- Publisher: Superior Software
- Designers: Ian Holmes William Reeve
- Platforms: BBC Micro, Acorn Electron, Windows
- Release: 1988: BBC, Electron 2004: Windows (remake)
- Genre: Action-adventure
- Mode: Single-player

= Pipeline (video game) =

1988 video game

Pipeline is a video game for the BBC Micro and Acorn Electron, originally published by Superior Software in 1988. It is an overhead view action role-playing game set on a mining platform. It was remade for Windows as Pipeline Plus (2004).

==Gameplay==
The game is a fast, four-way scrolling action-adventure game with a look similar to previous Superior games Repton and Ravenskull, but with a higher frame rate. It is set on a mining platform above Io, the sulfur-rich moon of Jupiter.

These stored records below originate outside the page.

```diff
+      if (t + 1 < ntiles) {
+        if (wv < NP % NWV || NP % NWV == 0) asm volatile("s_waitcnt vmcnt(%0)" ::"n"(CMAX) : "memory");
+        else asm volatile("s_waitcnt vmcnt(%0)" ::"n"(CMAX - 1) : "memory");
+      } else {
+        asm volatile("s_waitcnt vmcnt(0)" ::: "memory");
+      }
+      const int kt0 = t * KT;
+      if (kt0 + KT > p.Tk) {
+#pragma unroll
+        for (int i = 0; i < CMAX; ++i) {
+          const int n = i * NWV + wv;
+          const int left = p.Tk - (kt0 + rel[i]);
+          if (n >= NPK && n < NP && left > 0 && left < EPC) {
+            u32x4* c = (u32x4*)(stg + n * 1024 + lane * 16);
+            *c = keep_first<T>(*c, left);
+          }
+        }
+        asm volatile("s_waitcnt lgkmcnt(0)" ::: "memory");
+      }
+    };
+    issue(0, smem);
+    if (ntiles > 1) issue(1, smem + 2 * KIMG);
+#pragma unroll
+    for (int g = 0; g < NKG; ++g) asm volatile("" : "+v"(qf[g]));
+    int st = 0;
+    for (int t = 0; t < ntiles; ++t) {
+      char* cur = smem + st * (2 * KIMG);
+      wait_tile(t, cur);
+      __builtin_amdgcn_s_barrier();
+      asm volatile("" ::: "memory");
+      const int s2 = st == 0 ? 2 : st - 1;
+      if (t + 2 < ntiles) issue(t + 2, smem + s2 * (2 * KIMG));
+      tile_body(t, cur, cur + KIMG);
+      st = st == 2 ? 0 : st + 1;
+    }
+  } else {
   load_tile(0, rkA, rvA);
   if constexpr (PF == 2) {
     if (ntiles > 1) load_tile(KT, rkB, rvB);
@@ -258,13 +347,13 @@
       store_tile(rkA, rvA);
       __syncthreads();
       if (t + 2 < ntiles) load_tile((t + 2) * KT, rkA, rvA);
-      tile_body(t);
+      tile_body(t, sK, sV);
       if (t + 1 < ntiles) {
         __syncthreads();
         store_tile(rkB, rvB);
         __syncthreads();
         if (t + 3 < ntiles) load_tile((t + 3) * KT, rkB, rvB);
-        tile_body(t + 1);
+        tile_body(t + 1, sK, sV);
       }
     }
   } else {
@@ -273,8 +362,9 @@
       store_tile(rkA, rvA);
       __syncthreads();
       if (t + 1 < ntiles) load_tile((t + 1) * KT, rkA, rvA);
-      tile_body(t);
-    }
+      tile_body(t, sK, sV);
+    }
+  }
   }
 
   float l_tot;
@@ -507,17 +597,30 @@
   return 0;
 }
 
-template <typename T>
-int launch_attn(const AttnArgs& a, int Sp, dim3 grid, hipStream_t s) {
+static bool ring_off() {
+#ifdef LDM_TOOLS_BUILD
+  static const bool f = getenv("LDM_ATTN_RING") && atoi(getenv("LDM_ATTN_RING")) == 0;
+  return f;
+#else
+  return false;
+#endif
+}
+
+static bool ring_fits(const AttnArgs& a, int Sp, int es) {
+  return (int64_t)a.Tk * a.ldk * es < 0x80000000ll && (int64_t)Sp * a.ldvt * es < 0x80000000ll;
+}
+
+template <typename T, bool RING>
+int launch_attn_form(const AttnArgs& a, int Sp, dim3 grid, hipStream_t s) {
   constexpr bool H = sizeof(T) == 2;
 #define ATTN_CASE(SPV, KTB, KTF)                                                                 \
   case SPV:                                                                                      \
-    hipLaunchKernelGGL((attn_kernel<T, SPV, H ? KTB : KTF>), grid, dim3(256), 0, s, a);          \
+    hipLaunchKernelGGL((attn_kernel<T, SPV, H ? KTB : KTF, false, 4, 1, RING>), grid, dim3(256), 0, s, a); \
     break;
   if constexpr (H) {
     if (Sp == 48 && a.Tq >= 256 && !force_4_waves()) {
       dim3 g8((a.Tq + 255) / 256, grid.y, grid.z);
-      hipLaunchKernelGGL((attn_kernel<T, 48, 64, false, 8, 2>), g8, dim3(512), 0, s, a);
+      hipLaunchKernelGGL((attn_kernel<T, 48, 64, false, 8, 2, RING>), g8, dim3(512), 0, s, a);
       return 0;
     }
   }
@@ -532,6 +635,19 @@
   }
 #undef ATTN_CASE
   return 0;
+}
+
+template <typename T>
+int launch_attn(const AttnArgs& a, int Sp, dim3 grid, hipStream_t s) {
+  if constexpr (sizeof(T) == 2) {
+#ifdef LDM_TOOLS_BUILD
+    if (ring_off()) return launch_attn_form<T, false>(a, Sp, grid, s);
+#endif
+    if (!ring_fits(a, Sp, 2)) return -2;
+    return launch_attn_form<T, true>(a, Sp, grid, s);
+  } else {
+    return launch_attn_form<T, false>(a, Sp, grid, s);
+  }
 }
 
 }
@@ -551,13 +667,19 @@
   a.q = (const char*)q; a.k = (const char*)k; a.vt = (const char*)vt; a.out = (char*)out;
   a.ldq = ldq; a.q_bs = q_bs; a.ldk = ldk; a.k_bs = k_bs; a.ldvt = ldvt; a.vt_bs = vt_bs;
   a.ldo = ldo; a.o_bs = o_bs; a.heads = heads; a.Tq = Tq; a.Tk = Tk; a.scale = 1.0f;
-  if (Tq >= 256 && !force_4_waves()) {
-    dim3 g8((Tq + 255) / 256, heads, batch);
-    hipLaunchKernelGGL((attn_kernel<bf16_t, 48, 64, true, 8, 2>), g8, dim3(512), 0, (hipStream_t)stream, a);
-  } else {
-    dim3 grid((Tq + 127) / 128, heads, batch);
-    hipLaunchKernelGGL((attn_kernel<bf16_t, 48, 64, true>), grid, dim3(256), 0, (hipStream_t)stream, a);
-  }
+  LDM_CHECK_ARG(ring_fits(a, Sp, 2), "ldm_attention_ms: K or V^T of one head spans 2 GiB or more");
+  const hipStream_t s = (hipStream_t)stream;
+  const bool w8 = Tq >= 256 && !force_4_waves();
+  const dim3 grid((Tq + (w8 ? 255 : 127)) / (w8 ? 256 : 128), heads, batch);
+#ifdef LDM_TOOLS_BUILD
+  if (ring_off()) {
+    if (w8) hipLaunchKernelGGL((attn_kernel<bf16_t, 48, 64, true, 8, 2>), grid, dim3(512), 0, s, a);
+    else hipLaunchKernelGGL((attn_kernel<bf16_t, 48, 64, true>), grid, dim3(256), 0, s, a);
+    return ldm_launch_status("ldm_attention_ms");
+  }
+#endif
+  if (w8) hipLaunchKernelGGL((attn_kernel<bf16_t, 48, 64, true, 8, 1, true>), grid, dim3(512), 0, s, a);
+  else hipLaunchKernelGGL((attn_kernel<bf16_t, 48, 64, true, 4, 1, true>), grid, dim3(256), 0, s, a);
   return ldm_launch_status("ldm_attention_ms");
 }
 
@@ -585,6 +707,7 @@
   int r;
   if (Sp == 512) r = dtype == LDM_BF16 ? launch_attn_wide<bf16_t>(a, batch, s) : launch_attn_wide<float>(a, batch, s);
   else r = dtype == LDM_BF16 ? launch_attn<bf16_t>(a, Sp, grid, s) : launch_attn<float>(a, Sp, grid, s);
+  LDM_CHECK_ARG(r != -2, "ldm_attention: K or V^T of one head spans 2 GiB or more");
   LDM_CHECK_ARG(r == 0, "ldm_attention: unsupported padded head size Sp=%d (32/48/64/80/96/160, or 512 = head dim split over 4 waves)", Sp);
   return ldm_launch_status("ldm_attention");
 }
```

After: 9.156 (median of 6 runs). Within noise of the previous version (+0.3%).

Pipeline was bundled with graphics and level design programs, allowing players to design their own game scenarios incorporating keys and doors, patrolling guards, explosions, throwable objects, moving walls, puzzles in the style of Sokoban, pipes, teleports and other simple kinds of puzzle logic.

==Development==

In game screenshot (BBC Micro)

The game was written by Ian Holmes and William Reeve of Cambridge, England and published by the leading BBC Micro game company of the time, Superior Software of Leeds.

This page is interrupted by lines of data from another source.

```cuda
template <int K>
__device__ __forceinline__ void knn_insert(unsigned (&kd)[K], unsigned (&ki)[K], unsigned d, unsigned j) {
  const unsigned long long key = ((unsigned long long)d << 32) | j;
#pragma unroll
  for (int p = K - 1; p > 0; --p) {
    const unsigned long long prev = ((unsigned long long)kd[p - 1] << 32) | ki[p - 1];
    const unsigned long long cur = ((unsigned long long)kd[p] << 32) | ki[p];
    const bool lt_prev = key < prev;
    const bool lt_cur = key < cur;
    kd[p] = lt_prev ? kd[p - 1] : (lt_cur ? d : kd[p]);
    ki[p] = lt_prev ? ki[p - 1] : (lt_cur ? j : ki[p]);
  }
  const unsigned long long first = ((unsigned long long)kd[0] << 32) | ki[0];
  if (key < first) {
    kd[0] = d;
    ki[0] = j;
  }
}

// ... 200 lines not shown
    const int sx = e % KM_SX;
    int r = e / KM_SX;
    const int sy = r % KM_SY;
    const int sz = r / KM_SY;
    const int gx = x0 + sx - 2, gy = y0 + sy - 2, gz = z0 + sz - 2;
    float4 v = make_float4(0.f, 0.f, 0.f, 0.f);
    if (gx >= 0 && gx < W && gy >= 0 && gy < H && gz >= 0 && gz < D) {
      const float* p = base + gz * HW + (long long)gy * W + gx;
      v.x = __ldg(p);
      v.y = __ldg(p + DHW);
      v.z = __ldg(p + 2 * DHW);
    }
    tile[e] = v;
  }
  __syncthreads();

  const int warp = tid >> 5, lane = tid & 31;
  const int tz = warp >> 1, tx = (warp & 1) * 8 + (lane & 7), ty = lane >> 3;
  const int x = x0 + tx, y = y0 + ty, z = z0 + tz;
  const bool valid = x < W && y < H && z < D;
  const float4* self = tile + ((tz + 2) * KM_SY + ty + 2) * KM_SX + tx + 2;
  const float4 c = *self;

  double L[16];
#pragma unroll 1
  for (int b = 0; b < KM_BATCHES; ++b) {
    double k[16];
    unsigned dmin = 0xffffffffu;
    const unsigned pad = c_knn_pad[b];
#pragma unroll
// ... 142 lines not shown
```

Measured before the change: 1360.

## Add PDL overlap, dynamic tile scheduling, and batched weight staging to TMA GEMM

```diff
diff --git a/include/pmvs_b200.h b/include/pmvs_b200.h
--- a/include/pmvs_b200.h
+++ b/include/pmvs_b200.h
@@ -33,6 +33,8 @@
 #define PMVS_OPT_GEMM 4
 #define PMVS_OPT_DEBUG_IDX 5
 #define PMVS_OPT_GEMM_STRICT 6
+#define PMVS_OPT_GEMM_SCHED 7
+#define PMVS_OPT_PDL 8
 int pmvs_set_option(int key, int value);
 int pmvs_get_option(int key);
 
@@ -83,6 +85,10 @@
                    int rows_per_group, int cin, int cout, const double* in_stats,
                    const float* in_gamma, const float* in_beta, double in_count, float eps,
                    double* out_stats, pmvs_stream_t stream);
+int pmvs_linear_pm_sched(const float* x, int ldx, const float* w, float* y, int ldy, int groups,
+                         int rows_per_group, int cin, int cout, const double* in_stats,
+                         const float* in_gamma, const float* in_beta, double in_count, float eps,
+                         double* out_stats, unsigned int* tile_counter, pmvs_stream_t stream);
 
 typedef struct pmvs_flow_weights {
   const float* ec_w12[3];
diff --git a/pointmvsnet_b200/_lib.py b/pointmvsnet_b200/_lib.py
--- a/pointmvsnet_b200/_lib.py
+++ b/pointmvsnet_b200/_lib.py
@@ -69,6 +69,7 @@
 _sig("pmvs_edgeconv_pm_backward", I, [P, I, P, P, P, P, P, F, I, I, P, P, P, I, P, I, P, P, P, P, C.c_size_t,
                                       I, I, I, I, I, P])
 _sig("pmvs_linear_pm", I, [P, I, P, P, I, I, I, I, I, P, P, P, C.c_double, F, P, P])
+_sig("pmvs_linear_pm_sched", I, [P, I, P, P, I, I, I, I, I, P, P, P, C.c_double, F, P, P, P])
 _sig("pmvs_point_flow_workspace_bytes", C.c_size_t, [C.POINTER(FlowShape)])
 _sig("pmvs_point_flow_iter", I, [C.POINTER(FlowShape), C.POINTER(FlowWeights), C.POINTER(C.c_void_p * 3),
                                  P, P, P, P, P, P, P, P, C.c_size_t, P])
@@ -78,7 +79,7 @@
 EXPORTED = [
     "pmvs_version", "pmvs_last_error", "pmvs_launch_count", "pmvs_set_option", "pmvs_get_option", "pmvs_profile_enable", "pmvs_profile_collect", "pmvs_set_gemm_mode", "pmvs_get_gemm_mode", "pmvs_gather_knn_forward",
     "pmvs_gather_knn_backward", "pmvs_gather_knn_backward_det_workspace_bytes", "pmvs_gather_knn_backward_det", "pmvs_knn3d", "pmvs_feature_fetch", "pmvs_feature_fetch_backward",
-    "pmvs_cost_volume", "pmvs_transpose", "pmvs_idx64_to_idx32", "pmvs_edgeconv_pm", "pmvs_edgeconv_pm_backward_workspace_bytes", "pmvs_edgeconv_pm_backward", "pmvs_linear_pm", "pmvs_point_flow_workspace_bytes",
+    "pmvs_cost_volume", "pmvs_transpose", "pmvs_idx64_to_idx32", "pmvs_edgeconv_pm", "pmvs_edgeconv_pm_backward_workspace_bytes", "pmvs_edgeconv_pm_backward", "pmvs_linear_pm", "pmvs_linear_pm_sched", "pmvs_point_flow_workspace_bytes",
     "pmvs_point_flow_iter", "pmvs_pyramid_to_channels_last", "pmvs_point_flow_debug_offsets",
 ]
 
@@ -128,7 +129,7 @@
     check(lib.pmvs_set_gemm_mode(int(mode)))
 
 
-OPTIONS = {"edge": 1, "knn": 2, "fetch": 3, "gemm": 4, "debug_idx": 5, "gemm_strict": 6}
+OPTIONS = {"edge": 1, "knn": 2, "fetch": 3, "gemm": 4, "debug_idx": 5, "gemm_strict": 6, "gemm_sched": 7, "pdl": 8}
 
 
 def set_option(name, value):
diff --git a/pointmvsnet_b200/csrc/api.cu b/pointmvsnet_b200/csrc/api.cu
--- a/pointmvsnet_b200/csrc/api.cu
+++ b/pointmvsnet_b200/csrc/api.cu
@@ -26,6 +26,8 @@
     g_opt[OPT_KNN].store(1);
     g_opt[OPT_FETCH].store(1);
     g_opt[OPT_GEMM].store(3);
+    g_opt[OPT_GEMM_SCHED].store(0);
+    g_opt[OPT_PDL].store(1);
   }
 } g_opt_defaults;
 int opt(int key) { return (key >= 0 && key < OPT_COUNT) ? g_opt[key].load(std::memory_order_relaxed) : 0; }
@@ -129,6 +131,7 @@
   size_t cand;
   size_t st_ec[3], st_ecn[3], st_mlp[3];
   size_t st_ticket;
+  size_t st_tiles;
   size_t stats_doubles;
   size_t coef;
 };
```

The original game concept, strongly influenced by the earlier game Ravenskull, was of an action RPG. By collecting treasure and completing quests, the player would progress through medieval guilds in a fantasy setting: the working title was GuildMaster.

A change in direction was suggested by Richard Hanson (managing director and co-founder of Superior Software). Instead of a medieval city, the game took place on a contemporary oil platform with a red-headed protagonist nicknamed Red O'Hare collecting oil drums and putting out fires (a reference to Red Adair). This plotline was, however, quickly transplanted to a science-fictional setting, following the Piper Alpha disaster in 1988.

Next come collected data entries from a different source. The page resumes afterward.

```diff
@@ -44,13 +45,32 @@
     const float var = block_sum_256(q, red) / (float)(n - 1);
     const float denom = sqrtf(var) + 1e-5f;
     float* out = L.out + (long long)co * n;
+    __shared__ float row[256 * WS_MAX_PER_THREAD];
 #pragma unroll
     for (int i = 0; i < WS_MAX_PER_THREAD; ++i) {
         const int idx = threadIdx.x + 256 * i;
         if (idx < n) {
-            const int ci = idx / L.k, kk = idx - ci * L.k;
-            out[kk * L.cin + ci] = v[i] / denom;
-        }
+            const int p = ws_gemm_pos(idx, L.cin, L.k);
+            const float y = v[i] / denom;
+            out[p] = y;
+            if (L.out_sp) row[p] = y;
+        }
+    }
+    if (!L.out_sp) return;
+    __syncthreads();
+    typedef _Float16 ws_half8 __attribute__((ext_vector_type(8)));
+    float* sp = L.out_sp + (long long)co * n;
+    for (int g = threadIdx.x; g < ws_groups(n); g += 256) {
+        ws_half8 hi, lo;
+#pragma unroll
+        for (int j = 0; j < 8; ++j) {
+            _Float16 h1, l1;
+            split_f16(row[g * 8 + j], h1, l1);
+            hi[j] = h1; lo[j] = l1;
+        }
+        ws_half8* o = reinterpret_cast<ws_half8*>(sp + g * 8);
+        o[0] = hi;
+        o[1] = lo;
     }
 }
 
@@ -622,6 +642,8 @@
     for (int i = 0; i < n_layers; ++i) {
         SOLA_ARG(layers[i].cin * layers[i].k <= 256 * WS_MAX_PER_THREAD && layers[i].cin * layers[i].k >= 2,
                  "ws: cin*k = %d unsupported (2..%d)", layers[i].cin * layers[i].k, 256 * WS_MAX_PER_THREAD);
+        SOLA_ARG(!layers[i].out_sp || ((layers[i].cin * layers[i].k) % 8 == 0 && (reinterpret_cast<uintptr_t>(layers[i].out_sp) & 15) == 0),
+                 "ws: split pairs need cin*k = %d to be a multiple of 8 and a 16-byte aligned output", layers[i].cin * layers[i].k);
         a.layer[i] = layers[i];
         a.first_block[i] = blocks;
         blocks += layers[i].cout;
```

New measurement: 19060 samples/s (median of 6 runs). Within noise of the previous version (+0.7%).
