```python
# ... 54 lines not shown
    L.ek_spec_round_end.argtypes = [vp, vp]
    L.ek_spec_progress.argtypes = [vp, i32p, i32p]
    L.ek_spec_rounds.argtypes = [vp, i32p]
    L.ek_run_stats.argtypes = [vp, i64p, i64p]
    L.ek_ms_setup.argtypes = [vp, i32, i32, C.POINTER(C.c_size_t)]
    L.ek_ms_mailbox.argtypes = [vp, C.POINTER(vp), C.POINTER(vp), vp, vp]
    L.ek_ms_connect.argtypes = [vp, i32, vp, vp, vp, vp]
    L.ek_ms_begin.argtypes = [vp, i32, i32]
    L.ek_ms_local.argtypes = [vp, C.c_double, vp]
    L.ek_ms_global.argtypes = [vp, C.c_double, vp]
    L.ek_ms_end.argtypes = [vp]
    L.ek_ms_state.argtypes = [vp, i32p, i32p, i32p]
    L.ek_ms_run.argtypes = [vp, i32, i32, C.c_double, i32p, i64p, f32p, f32p]
    L.ek_ti_stats.argtypes = [vp, i64p, i64p]
    L.ek_view_stats.argtypes = [vp, i64p]
    L.ek_assign_nearest.argtypes = [vp, f32p, i32]
    f64p = C.POINTER(C.c_double)
    L.ek_ms_diag.argtypes = [vp, i64p, f64p]
    L.ek_pam_begin.argtypes = [vp, i64p, i32]
    L.ek_pam_count_members.argtypes = [vp, i32, i64p]
    L.ek_pam_select_member.argtypes = [vp, i32, i64, i64p]
    L.ek_pam_propose.argtypes = [vp, i32, i64, f64p, f64p, i64p]
    L.ek_pam_propose_member.argtypes = [vp, i32, i64, i64p, f64p, f64p, i64p]
    L.ek_pam_commit.argtypes = [vp, C.c_int]
    L.ek_pam_count_members_batch.argtypes = [vp, i32, i32, i64p]
    L.ek_pam_select_members_batch.argtypes = [vp, i32, i32, i64p, i64p]
    L.ek_pam_prefetch.argtypes = [vp, i64p, i32]
    L.ek_pam_propose_ex.argtypes = [vp, i32, i64, i64, i32, i32, f64p, f64p,
                                    i64p, C.POINTER(C.c_uint32)]
    L.ek_pam_prefetch_stats.argtypes = [vp, i64p, i64p]
# ... 123 lines not shown
```

### enspara_amd/csrc/ek_api.hip

```cpp
#include "ek_ctx.h"
#include "ek_view.h"
#include <cmath>
#include <mutex>
#include "ek_qcp.h"

static thread_local char g_err[512] = "";

int ek_set_error(int code, const char *fmt, ...)
{
    va_list ap;
    va_start(ap, fmt);
    vsnprintf(g_err, sizeof(g_err), fmt, ap);
    va_end(ap);
    return code;
}
void ek_ctx_msm_view(ek_ctx *c, int *device, int64_t *n, const int32_t **assign,
                     hipStream_t *stream, void ***scratch_slot)
{
    *device = c->device;
    *n = c->loaded ? c->n : -1;
    *assign = c->assign;
    *stream = c->stream;
    *scratch_slot = &c->msm_scratch;
}
// ... 556 lines not shown
            return ek_fail(EK_EARG, "ek_set_option: maxima per 64 frames for the pick 0 or 1");
        c->fine_pick = value;
        return EK_OK;
    case EK_OPT_MS_TWO_PHASE:
        if (value != 0 && value != 1)
            return ek_fail(EK_EARG, "ek_set_option: headers first in the mailbox rounds 0 or 1");
        c->ms_two_phase = value;
        return EK_OK;
    case EK_OPT_PASS_SWEEP:
        if (value < 0 || value > 2)
            return ek_fail(EK_EARG, "ek_set_option: per-prefix maxima in the pass 0, 1 "
                                    "(by the shard's size) or 2 (always)");
        c->pass_sweep = value;
        return EK_OK;
    case EK_OPT_ACTIVE_VIEW:
        if (value < 0 || value > 2)
            return ek_fail(EK_EARG, "ek_set_option: active view 0 (never), 1 (by the "
                                    "policy) or 2 (forced)");
        c->active_view = value;
        return EK_OK;
    case EK_OPT_ASSIGN_KERNEL:
        if (value < 0 || value > 3)
            return ek_fail(EK_EARG, "ek_set_option: assign variant 0..3");
        c->assign_variant = value;
        return EK_OK;
    default:
        return ek_fail(EK_EARG, "ek_set_option: unknown key %d", key);
    }
}

extern "C" int ek_get_option(ek_ctx *c, int32_t key, int32_t *value)
{
    if (!c || !value)
        return ek_fail(EK_EARG, "ek_get_option: NULL argument");
// ... 9 lines not shown
    case EK_OPT_FUSED_ROUNDS: *value = c->fused; return EK_OK;
    case EK_OPT_TRIANGLE: *value = c->tri; return EK_OK;
    case EK_OPT_PAM_ONE_WORKGROUP: *value = c->pam_sparse; return EK_OK;
    case EK_OPT_PAM_MAX_PAIRS: *value = c->sp_max_pairs; return EK_OK;
    case EK_OPT_PAM_BOTH_SUMS: *value = c->sp_exact; return EK_OK;
    case EK_OPT_FINE_PICK: *value = c->fine_pick; return EK_OK;
    case EK_OPT_PASS_SWEEP: *value = c->pass_sweep; return EK_OK;
    case EK_OPT_MS_TWO_PHASE: *value = c->ms_two_phase; return EK_OK;
    case EK_OPT_PAM_BOUNDS: *value = c->pam_bounds; return EK_OK;
    case EK_OPT_PICK_CAP: *value = c->pick_cap; return EK_OK;
    case EK_OPT_SMALL_SHARDS: *value = c->ms_small; return EK_OK;
    case EK_OPT_PAM_AHEAD: *value = c->pam_spec; return EK_OK;
    case EK_OPT_PAM_ZERO_COPY: *value = c->pam_zero_copy; return EK_OK;
    case EK_OPT_PAM_PAIRS_MFMA: *value = ek_pam_pairs_form; return EK_OK;
    case EK_OPT_ACTIVE_VIEW: *value = c->active_view; return EK_OK;
    default:
        return ek_fail(EK_EARG, "ek_get_option: unknown key %d", key);
    }
}
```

The name Pipeline arose from the gameplay element of fast transport to distant parts of the map through topologically interwoven pipes (novel to the BBC Micro at the time, but Super Mario Bros. or Sonic the Hedgehog were well-known examples for this element).

==Release==
The game was first released in 1988 by Superior Software/Acornsoft. It was included on the Play It Again Sam 11 compilation in 1989. It was also re-released in 1991 as part of the Superior/Blue Ribbon budget range. Although the inlay made no mention of the game editing programs, they were included on the cassette.

An expanded version for Windows, Pipeline Plus, was published by Superior Interactive in 2004.

==Reception==
The game was given a maximum score by Electron User with 10/10 for sound, graphics, playability and value for money (as well as overall) calling it "a masterpiece of brain twisting entertainment".